Synchronizing your breathing and kissing your beau for six seconds are just a few of the simple intimacy-building tactics that experts swear by. But truth be told, outward displays of affection aren’t the only thing that’ll strengthen your connection. According to sex therapist and TikTok creator Casey Tanner (@queersextherapy), intimacy can be formed on emotional, physical, sensory, or intellectual levels as well. By putting an emphasis on non-physical forms of intimacy, you’re not only deepening your connection, but you’re also proving to the other person that you value your relationship outside the bedroom just as much as you do inside.

As a reminder, intimacy improvement hacks aren’t exactly one size fits all.
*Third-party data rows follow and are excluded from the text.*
template <int kBlockN, int kStages, WgKind kKind>
__global__ void __launch_bounds__(NUM_THREADS, 1) tc_gemm_kernel(const __grid_constant__ TcParams p) {
    constexpr int B_STAGE_BYTES = kBlockN * ROW_BYTES;
    constexpr int STAGE_BYTES = A_STAGE_BYTES + B_STAGE_BYTES;
    constexpr int K_STEPS = 4;
    constexpr int HALF_N = kBlockN / 2;
    constexpr int STG_LD = HALF_N + 4;
    constexpr int STG_BYTES = NUM_EPI_WARPS * 32 * STG_LD * 4;
    constexpr int NACC = kBlockN / 2;
    constexpr bool kExact = kKind == F16;

    extern __shared__ uint8_t smem_raw[];
    uint8_t* smem = reinterpret_cast<uint8_t*>((reinterpret_cast<uintptr_t>(smem_raw) + 1023) & ~(uintptr_t)1023);
    constexpr int OPER_BYTES = operand_bytes(kStages, STAGE_BYTES, B_STAGE_BYTES, kExact);
    float* staging = reinterpret_cast<float*>(smem + OPER_BYTES);
    uint64_t* full_bar = reinterpret_cast<uint64_t*>(smem + OPER_BYTES + STG_BYTES);
    uint64_t* empty_bar = full_bar + MAX_STAGES;
    constexpr int NHB = halo_buffers(kExact);
    uint64_t* a_full_bar = empty_bar + MAX_STAGES;
    uint64_t* a_empty_bar = a_full_bar + NHB;
    constexpr int NG = kStages;
    constexpr int NGH = halo_slots(kExact);
    uint8_t* halo_b_base = smem + NHB * HALO_BYTES;

    const int warp = threadIdx.x >> 5;
    const int lane = threadIdx.x & 31;

    if (threadIdx.x == 0) {
        prefetch_tmap(&p.tmA);
        prefetch_tmap(&p.tmB);
        for (int s = 0; s < MAX_STAGES; ++s) {
            mbar_init(&full_bar[s], 1);
            mbar_init(&empty_bar[s], NUM_MMA_THREADS);
        }
        for (int a = 0; a < NHB; ++a) {
            mbar_init(&a_full_bar[a], 1);
            mbar_init(&a_empty_bar[a], NUM_MMA_THREADS);
        }
        mbar_fence_init();
    }
    __syncthreads();

    if (warp >= NUM_EPI_WARPS) {
        setmaxnreg_dec<40>();
        if (warp == NUM_EPI_WARPS && elect_one()) {
            int stage = 0;
            uint32_t phase = 0;
            int ab = 0;
            uint32_t aphase = 0, tpar = 0;
            for (int t = blockIdx.x; t < p.total_tiles; t += gridDim.x, tpar ^= 1) {
                const TileInfo ti = decode_tile(p, t, kBlockN);
                if (ti.skip) continue;
                const uint32_t halo_bytes = (uint32_t)((p.TW + 2) * (p.TH + 2)) * ROW_BYTES;
                if (kExact && p.halo) {
                    auto load_halves = [&](int h) {
                        for (int cb = 0; cb < p.cin_blocks; ++cb) {
                            const int hb = 2 * h + cb;
                            mbar_wait(&a_empty_bar[hb], tpar ^ 1, "vf_tc_gemm producer(halo)");
                            mbar_expect_tx(&a_full_bar[hb], halo_bytes);
                            tma_load_4d(smem + hb * HALO_BYTES, &p.tmA, &a_full_bar[hb], (h ? 0 : p.exact_clog) + cb * p.bk_elems,
                                        ti.ox0 - 1, ti.oy0 - 1, ti.img0);
                        }
                    };
                    load_halves(0);
                    if (p.residual && p.vec_ok && ti.n0 + kBlockN <= p.Ncols) prefetch_residual_l2(p, ti, kBlockN);
                    int j = 0, tap = 0, cb = 0;
                    for (int kb = 0; kb < ti.nkb; ++kb) {
                        if (kb == NGH) load_halves(1);
                        mbar_wait(&empty_bar[stage], phase ^ 1, "vf_tc_gemm producer");
                        mbar_expect_tx(&full_bar[stage], (uint32_t)B_STAGE_BYTES);
                        tma_load_4d(halo_b_base + stage * B_STAGE_BYTES, &p.tmB, &full_bar[stage],
                                    ((tap * 2 + (j == 1 ? 1 : 0)) * p.cin_blocks + cb) * p.bk_elems, ti.n0, 0, 0);
                        if (++cb == p.cin_blocks) { cb = 0; if (++tap == 9) { tap = 0; ++j; } }
                        if (++stage == NGH) { stage = 0; phase ^= 1; }
                    }
                    continue;
                }
                if (p.halo) {
                    const int nkb = 9 * p.cin_blocks;
                    int tap = 0, cb = 0;
                    for (int kb = 0; kb < nkb; ++kb) {
                        mbar_wait(&empty_bar[stage], phase ^ 1, "vf_tc_gemm producer");
                        mbar_expect_tx(&full_bar[stage], (uint32_t)B_STAGE_BYTES);
                        if (tap == 0) {
                            mbar_wait(&a_empty_bar[ab], aphase ^ 1, "vf_tc_gemm producer(halo)");
                            mbar_expect_tx(&a_full_bar[ab], halo_bytes);
                            tma_load_4d(smem + ab * HALO_BYTES, &p.tmA, &a_full_bar[ab], cb * p.bk_elems, ti.ox0 - 1, ti.oy0 - 1, ti.img0);
                            if (++ab == 2) { ab = 0; aphase ^= 1; }
                        }
                        tma_load_4d(halo_b_base + stage * B_STAGE_BYTES, &p.tmB, &full_bar[stage], (tap * p.cin_blocks + cb) * p.bk_elems,
                                    ti.n0, 0, 0);
                        if (++tap == 9) { tap = 0; ++cb; }
                        if (++stage == NGH) { stage = 0; phase ^= 1; }
                    }
                    continue;
                }
                if (kExact && p.conv && p.residual && p.vec_ok && ti.n0 + kBlockN <= p.Ncols) prefetch_residual_l2(p, ti, kBlockN);
                for (int kb = 0; kb < ti.nkb; ++kb) {
                    mbar_wait(&empty_bar[stage], phase ^ 1, "vf_tc_gemm producer");
                    mbar_expect_tx(&full_bar[stage], (uint32_t)STAGE_BYTES);
                    uint8_t* sa = smem + stage * STAGE_BYTES;
                    uint8_t* sb = sa + A_STAGE_BYTES;
                    int kcoord_b = kb * p.bk_elems;
                    if (p.conv) {
                        int kbr = kb, a_half = 0;
                        if (p.exact) {
                            const int j = kb / p.exact_kpp;
                            kbr = kb - j * p.exact_kpp;
                            a_half = (j == 0) ? p.exact_clog : 0;
                            const int tap_ = kbr / p.cin_blocks, cb_ = kbr - tap_ * p.cin_blocks;
                            kcoord_b = ((tap_ * 2 + (j == 1 ? 1 : 0)) * p.cin_blocks + cb_) * p.bk_elems;
                        }
                        const int tap = kbr / p.cin_blocks;
                        const int cb = kbr - tap * p.cin_blocks;
                        tma_load_4d(sa, &p.tmA, &full_bar[stage], a_half + p.tap_coff[tap] + cb * p.bk_elems, ti.ox0 + p.tap_dx[tap],
                                    ti.oy0 + p.tap_dy[tap], ti.img0);
                    } else {
                        int kcoord_a = kb * p.bk_elems;
                        if (p.exact) {
                            const int j = kb / p.exact_kpp, kbr = kb - j * p.exact_kpp;
                            kcoord_a = (j == 0 ? p.exact_clog : 0) + kbr * p.bk_elems;
                            kcoord_b = (j == 1 ? p.exact_lo_b : 0) + kbr * p.bk_elems;
                        }
                        if (p.gemm_koff) kcoord_a += p.tap_coff[ti.b1];
                        tma_load_4d(sa, &p.tmA, &full_bar[stage], kcoord_a, ti.m0, ti.b2 * p.a_bm2, ti.b1 * p.a_bm1);
                    }
                    tma_load_4d(sb, &p.tmB, &full_bar[stage], kcoord_b, ti.n0, ti.b2 * p.b_bm2, ti.b1 * p.b_bm1);
                    if (++stage == NG) { stage = 0; phase ^= 1; }
                }
            }
        }
        return;
    }

    setmaxnreg_inc<232>();
    const int wg = warp >> 2;
    const int quarter = warp & 3;
    const int col_half = warp >> 2;
    float* stg = staging + warp * (32 * STG_LD);
    int stage = 0, ab = 0;
    uint32_t phase = 0, aphase = 0, tpar = 0;

    const bool col_split = kExact && p.halo && p.TW == 16;
    auto to_staging = [&](const float (&v)[NACC], float sc) {
        const int r_lo = 64 * wg + 16 * (warp & 3) + (lane >> 2);
#pragma unroll
        for (int j = 0; j < NACC / 4; ++j) {
#pragma unroll
            for (int h = 0; h < 2; ++h) {
                const int r = col_split ? 16 * (2 * (warp & 3) + h) + 8 * wg + (lane >> 2) : r_lo + 8 * h;
                const int c = 8 * j + 2 * (lane & 3);
                float* dst = staging + ((c / HALF_N) * 4 + (r >> 5)) * (32 * STG_LD) + (r & 31) * STG_LD + (c % HALF_N);
                *reinterpret_cast<float2*>(dst) = make_float2(v[4 * j + 2 * h] * sc, v[4 * j + 2 * h + 1] * sc);
            }
        }
    };

    for (int t = blockIdx.x; t < p.total_tiles; t += gridDim.x, tpar ^= 1) {
        const TileInfo ti = decode_tile(p, t, kBlockN);
        if (ti.skip) continue;

        float acc[NACC];
        float csum[kExact ? NACC : 1];
        auto k_loop = [&]() {
            const int nkb = (p.halo && !kExact) ? 9 * p.cin_blocks : ti.nkb;
            const int nsmall = p.exact ? 2 * p.exact_kpp / p.exact_kc : 0;
            int prev_stage = -1, prev_halo = -1, in_chunk = 0, ck = 0, tap = 0, j = 0, cb = 0;
            bool fresh = true;
            uint32_t a_base = 0;
            const uint32_t pitch = (uint32_t)(p.TW + 2);
            const uint32_t wg_rows = p.TW == 16 ? 8u : 8u * pitch;
            auto retire_prev = [&]() {
                if (prev_stage >= 0) mbar_arrive(&empty_bar[prev_stage]);
                if (prev_halo >= 0) mbar_arrive(&a_empty_bar[prev_halo]);
                prev_stage = prev_halo = -1;
            };
#pragma unroll 1
            for (int kb = 0; kb < nkb; ++kb) {
                uint64_t adesc, bdesc;
                int this_halo = (p.halo && tap == 8) ? ab : -1;
                if (kExact && p.halo) {
                    const int hb = (j == 0 ? 0 : 2) + cb;
                    if (tap == 0 && j < 2) mbar_wait(&a_full_bar[hb], tpar, "vf_tc_gemm mma(halo)");
                    this_halo = (tap == 8 && j != 1) ? hb : -1;
                    mbar_wait(&full_bar[stage], phase, "vf_tc_gemm mma");
                    const uint32_t a_addr = smem_u32(smem + hb * HALO_BYTES) +
                                            ((uint32_t)(tap / 3) * pitch + (uint32_t)(tap % 3) + (uint32_t)wg * wg_rows) * ROW_BYTES;
                    adesc = sw128_desc(a_addr, pitch * ROW_BYTES);
                    bdesc = sw128_desc(smem_u32(halo_b_base + stage * B_STAGE_BYTES));
                } else if (p.halo) {
                    if (tap == 0) {
                        mbar_wait(&a_full_bar[ab], aphase, "vf_tc_gemm mma(halo)");
                        a_base = smem_u32(smem + ab * HALO_BYTES);
                        if (!kExact && p.norm_mr) {
                            normalise_halo(p, smem + ab * HALO_BYTES, kb / 9, ti.img0, ti.oy0, ti.ox0, threadIdx.x);
                            fence_async_smem();
                            named_sync(1, NUM_MMA_THREADS);
                        }
                    }
                    mbar_wait(&full_bar[stage], phase, "vf_tc_gemm mma");
                    const uint32_t a_addr = a_base + ((uint32_t)(tap / 3) * pitch + (uint32_t)(tap % 3) + (uint32_t)(8 * wg) * pitch) * ROW_BYTES;
                    adesc = sw128_desc(a_addr, pitch * ROW_BYTES);
                    bdesc = sw128_desc(smem_u32(halo_b_base + stage * B_STAGE_BYTES));
                } else {
                    mbar_wait(&full_bar[stage], phase, "vf_tc_gemm mma");
                    const uint32_t sa = smem_u32(smem + stage * STAGE_BYTES);
                    adesc = sw128_desc(sa + (uint32_t)(wg * 64 * ROW_BYTES));
                    bdesc = sw128_desc(sa + A_STAGE_BYTES);
                }
                wgmma_fence();
#pragma unroll
                for (int k = 0; k < K_STEPS; ++k)
                    wgmma_ss<kBlockN, kKind>(acc, adesc + (uint64_t)(2 * k), bdesc + (uint64_t)(2 * k), (fresh && k == 0) ? 0u : 1u);
                wgmma_commit();
                fresh = false;
                wgmma_wait<1>();
                retire_prev();
                prev_stage = stage;
                prev_halo = this_halo;
                if (kExact && p.halo) {
                    if (++stage == NGH) { stage = 0; phase ^= 1; }
                    if (++cb == p.cin_blocks) { cb = 0; if (++tap == 9) { tap = 0; ++j; } }
                } else if (p.halo) {
                    if (++stage == NGH) { stage = 0; phase ^= 1; }
                    if (++tap == 9) { tap = 0; if (++ab == 2) { ab = 0; aphase ^= 1; } }
                } else {
                    if (++stage == NG) { stage = 0; phase ^= 1; }
                }
                if (kExact && ++in_chunk == p.exact_kc) {
                    in_chunk = 0;
                    wgmma_wait<0>();
                    reg_fence(acc);
                    const float sc = (ck < nsmall ? EXACT_LO_SCALE : 1.0f) * p.alpha;
                    if (ck == 0) {
#pragma unroll
                        for (int i = 0; i < NACC; ++i) csum[i] = acc[i] * sc;
                    } else {
#pragma unroll
                        for (int i = 0; i < NACC; ++i) csum[i] = fmaf(acc[i], sc, csum[i]);
                    }
                    ++ck;
                    fresh = true;
                }
            }
            wgmma_wait<0>();
            reg_fence(acc);
            retire_prev();
        };
        if constexpr (kExact) k_loop();

        const int row = quarter * 32 + lane;
        long long my_off;
        int my_ok, gm;
        if (p.conv) {
            const int lx = row % p.TW;
            const int q = row / p.TW;
            const int ly = q % p.TH;
            const int ln = q / p.TH;
            const int img = ti.img0 + ln, oy = ti.oy0 + ly, ox = ti.ox0 + lx;
            my_ok = (img < p.Nimg) && (oy < p.OH) && (ox < p.OW);
            gm = (img * p.OH + oy) * p.OW + ox;
            my_off = (long long)gm * p.ldc;
        } else {
            gm = ti.m0 + row;
            my_ok = gm < p.M;
            my_off = (long long)ti.b1 * p.c_sb1 + (long long)ti.b2 * p.c_sb2 + (long long)gm * p.ldc;
        }
        const float bias_m = (p.bias_mode == VF_BIAS_M && my_ok) ? __ldg(p.bias + gm) : 0.f;

        constexpr int VPR = HALF_N / 4;
        constexpr int RPI = 32 / VPR;
        constexpr int ITERS = 32 / RPI;
        const int r_sub = lane / VPR;
        const int c_ln = (lane % VPR) * 4;
        const int n_ln = ti.n0 + col_half * HALF_N + c_ln;
        const bool fast = p.vec_ok && (ti.n0 + kBlockN <= p.Ncols);
        auto residual_at = [&](int i) {
            const int rr = i * RPI + r_sub;
            const int ok = __shfl_sync(0xffffffffu, my_ok, rr);
            const long long off_row = __shfl_sync(0xffffffffu, my_off, rr);
            const long long o = ok ? off_row + n_ln : (long long)n_ln;
            return __ldg(reinterpret_cast<const float4*>(p.residual + o));
        };
        constexpr int RB = kExact ? ITERS / 2 : ITERS;
        float4 resv[RB];
        auto load_residual = [&](int i0) {
            if (fast && p.residual) {
#pragma unroll
                for (int i = 0; i < RB; ++i) resv[i] = residual_at(i0 + i);
            }
        };
        if constexpr (!kExact) load_residual(0);
        float4 bias4 = make_float4(0.f, 0.f, 0.f, 0.f);
        if (fast && p.bias_mode == VF_BIAS_N) bias4 = __ldg(reinterpret_cast<const float4*>(p.bias + n_ln));

        if constexpr (!kExact) k_loop();
        named_sync(1, NUM_MMA_THREADS);
        if constexpr (kExact) to_staging(csum, 1.0f);
        else to_staging(acc, p.alpha);
        named_sync(1, NUM_MMA_THREADS);

        if (fast) {
            float gs = 0.f, gq = 0.f;
#pragma unroll
            for (int i = 0; i < ITERS; ++i) {
                if (kExact && i % RB == 0) load_residual(i);
                const int rr = i * RPI + r_sub;
                const int ok = __shfl_sync(0xffffffffu, my_ok, rr);
                const long long off_row = __shfl_sync(0xffffffffu, my_off, rr);
                const float bm = __shfl_sync(0xffffffffu, bias_m, rr);
                float4 v = *reinterpret_cast<const float4*>(stg + rr * STG_LD + c_ln);
                if (p.bias_mode == VF_BIAS_N) { v.x += bias4.x; v.y += bias4.y; v.z += bias4.z; v.w += bias4.w; }
                else { v.x += bm; v.y += bm; v.z += bm; v.w += bm; }
                if (p.act == VF_ACT_GELU_ERF) { v.x = vf_gelu_erf(v.x); v.y = vf_gelu_erf(v.y); v.z = vf_gelu_erf(v.z); v.w = vf_gelu_erf(v.w); }
                if (p.residual) {
                    const float4 r = resv[i % RB];
                    v.x += r.x; v.y += r.y; v.z += r.z; v.w += r.w;
                }
                if (ok) {
                    gs += (v.x + v.y) + (v.z + v.w);
                    gq += (v.x * v.x + v.y * v.y) + (v.z * v.z + v.w * v.w);
                    const long long off = off_row + n_ln;
                    if (p.C_f32) *reinterpret_cast<float4*>(p.C_f32 + off) = v;
                    if (p.C_bf16) {
                        __nv_bfloat162 lo = __floats2bfloat162_rn(v.x, v.y), hi = __floats2bfloat162_rn(v.z, v.w);
                        uint2 u;
                        u.x = *reinterpret_cast<uint32_t*>(&lo);
                        u.y = *reinterpret_cast<uint32_t*>(&hi);
                        *reinterpret_cast<uint2*>(p.C_bf16 + off) = u;
                    }
                }
            }
            if (p.gn_sums) {
                const unsigned okmask = __ballot_sync(0xffffffffu, my_ok);
#pragma unroll
                for (int o = VPR; o < 32; o <<= 1) {
                    gs += __shfl_xor_sync(0xffffffffu, gs, o);
                    gq += __shfl_xor_sync(0xffffffffu, gq, o);
                }
                const int lpg = p.gn_cpg >> 2;
                for (int o = 1; o < lpg; o <<= 1) {
                    gs += __shfl_xor_sync(0xffffffffu, gs, o);
                    gq += __shfl_xor_sync(0xffffffffu, gq, o);
                }
                const int gm_first = __shfl_sync(0xffffffffu, gm, okmask ? (__ffs(okmask) - 1) : 0);
                if (okmask && r_sub == 0 && (lane % lpg) == 0) {
                    const long long slot = ((long long)(gm_first / p.gn_rows_per_img) * p.gn_groups + n_ln / p.gn_cpg) * 2;
                    atomicAdd(p.gn_sums + slot, (double)gs);
                    atomicAdd(p.gn_sums + slot + 1, (double)gq);
                }
            }
        } else {
#pragma unroll 1
            for (int rr = 0; rr < 32; ++rr) {
                const int ok = __shfl_sync(0xffffffffu, my_ok, rr);
                const long long off_row = __shfl_sync(0xffffffffu, my_off, rr);
                const float bm = __shfl_sync(0xffffffffu, bias_m, rr);
                if (!ok) continue;
                for (int c = lane; c < HALF_N; c += 32) {
                    const int n = ti.n0 + col_half * HALF_N + c;
                    if (n >= p.Ncols) continue;
                    float x = stg[rr * STG_LD + c];
                    x += (p.bias_mode == VF_BIAS_N) ? __ldg(p.bias + n) : bm;
                    if (p.act == VF_ACT_GELU_ERF) x = vf_gelu_erf(x);
                    const long long off = off_row + n;
                    if (p.residual) x += __ldg(p.residual + off);
                    if (p.C_f32) p.C_f32[off] = x;
                    if (p.C_bf16) p.C_bf16[off] = __float2bfloat16(x);
                }
            }
        }
    }
}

Feel free to make adjustments to any of these tips as needed, and do what feels most natural for you and your other half.

Acts Of Service

Even if it’s not your partner’s love language, they might still enjoy an act of service every once in a while. Therapist and TikTok creator Logan Cohen (@healinghumanity777) lists doing your significant other’s least favorite chore without telling them as one of 10 things you can do to build non-physical intimacy. Other good deeds the expert suggests include cooking your partner’s favorite meal or performing community service together, but you can also default to other love languages like words of affirmation by giving each other genuine compliments, or even exchanging love letters as if they were a gift.

Sharing Music

TikTok user @butterfly.priestess explains that one of their favorite forms of non-physical intimacy is sharing music with one another, but not in the way you’d think. Though the creator acknowledges that sharing playlists can be “very cute and very intimate,” they advise sharing music in a way that’s “accompanied by the stories in which the music had an impact on you in some way.” To do this, the TikToker suggests having your partner play you a batch of songs that are important to them, and recite a memory they have attached to each song.

Mutual Problem Solving

Casey Tanner recommends presenting your partner with an issue that you can both solve together to create that non-physical bond. “It can be as big as a fight you got in with your boss, or as small as ‘I don’t know what outfit to wear tonight to our date,’ says the expert. “Go to your partner with this problem and ask them genuinely, earnestly for their opinion. Allow them into something that you’re struggling with, big or small, and see how that creates emotional intimacy.”

Reading Out Loud

Another suggestion from @butterfly.priestess is to read out loud to one another. The creator explains why they find this to be such an effective bonding tool, saying, “I feel like it’s such a beautiful expression of this person — I get to hear their voices, I get to hear how they think about characters’ voices, I get to hear how they’re experiencing the novel as they read it, and there’s just something so beautiful about that, and so intimate about that.”

Doing Solo Activities Together

Try welcoming your partner into your solo activities and see what that does for your relationship. Not only will this increase your one-on-one time, but it’ll also invite them into your world. From working out to napping, if it can be done together, it’s worth a shot.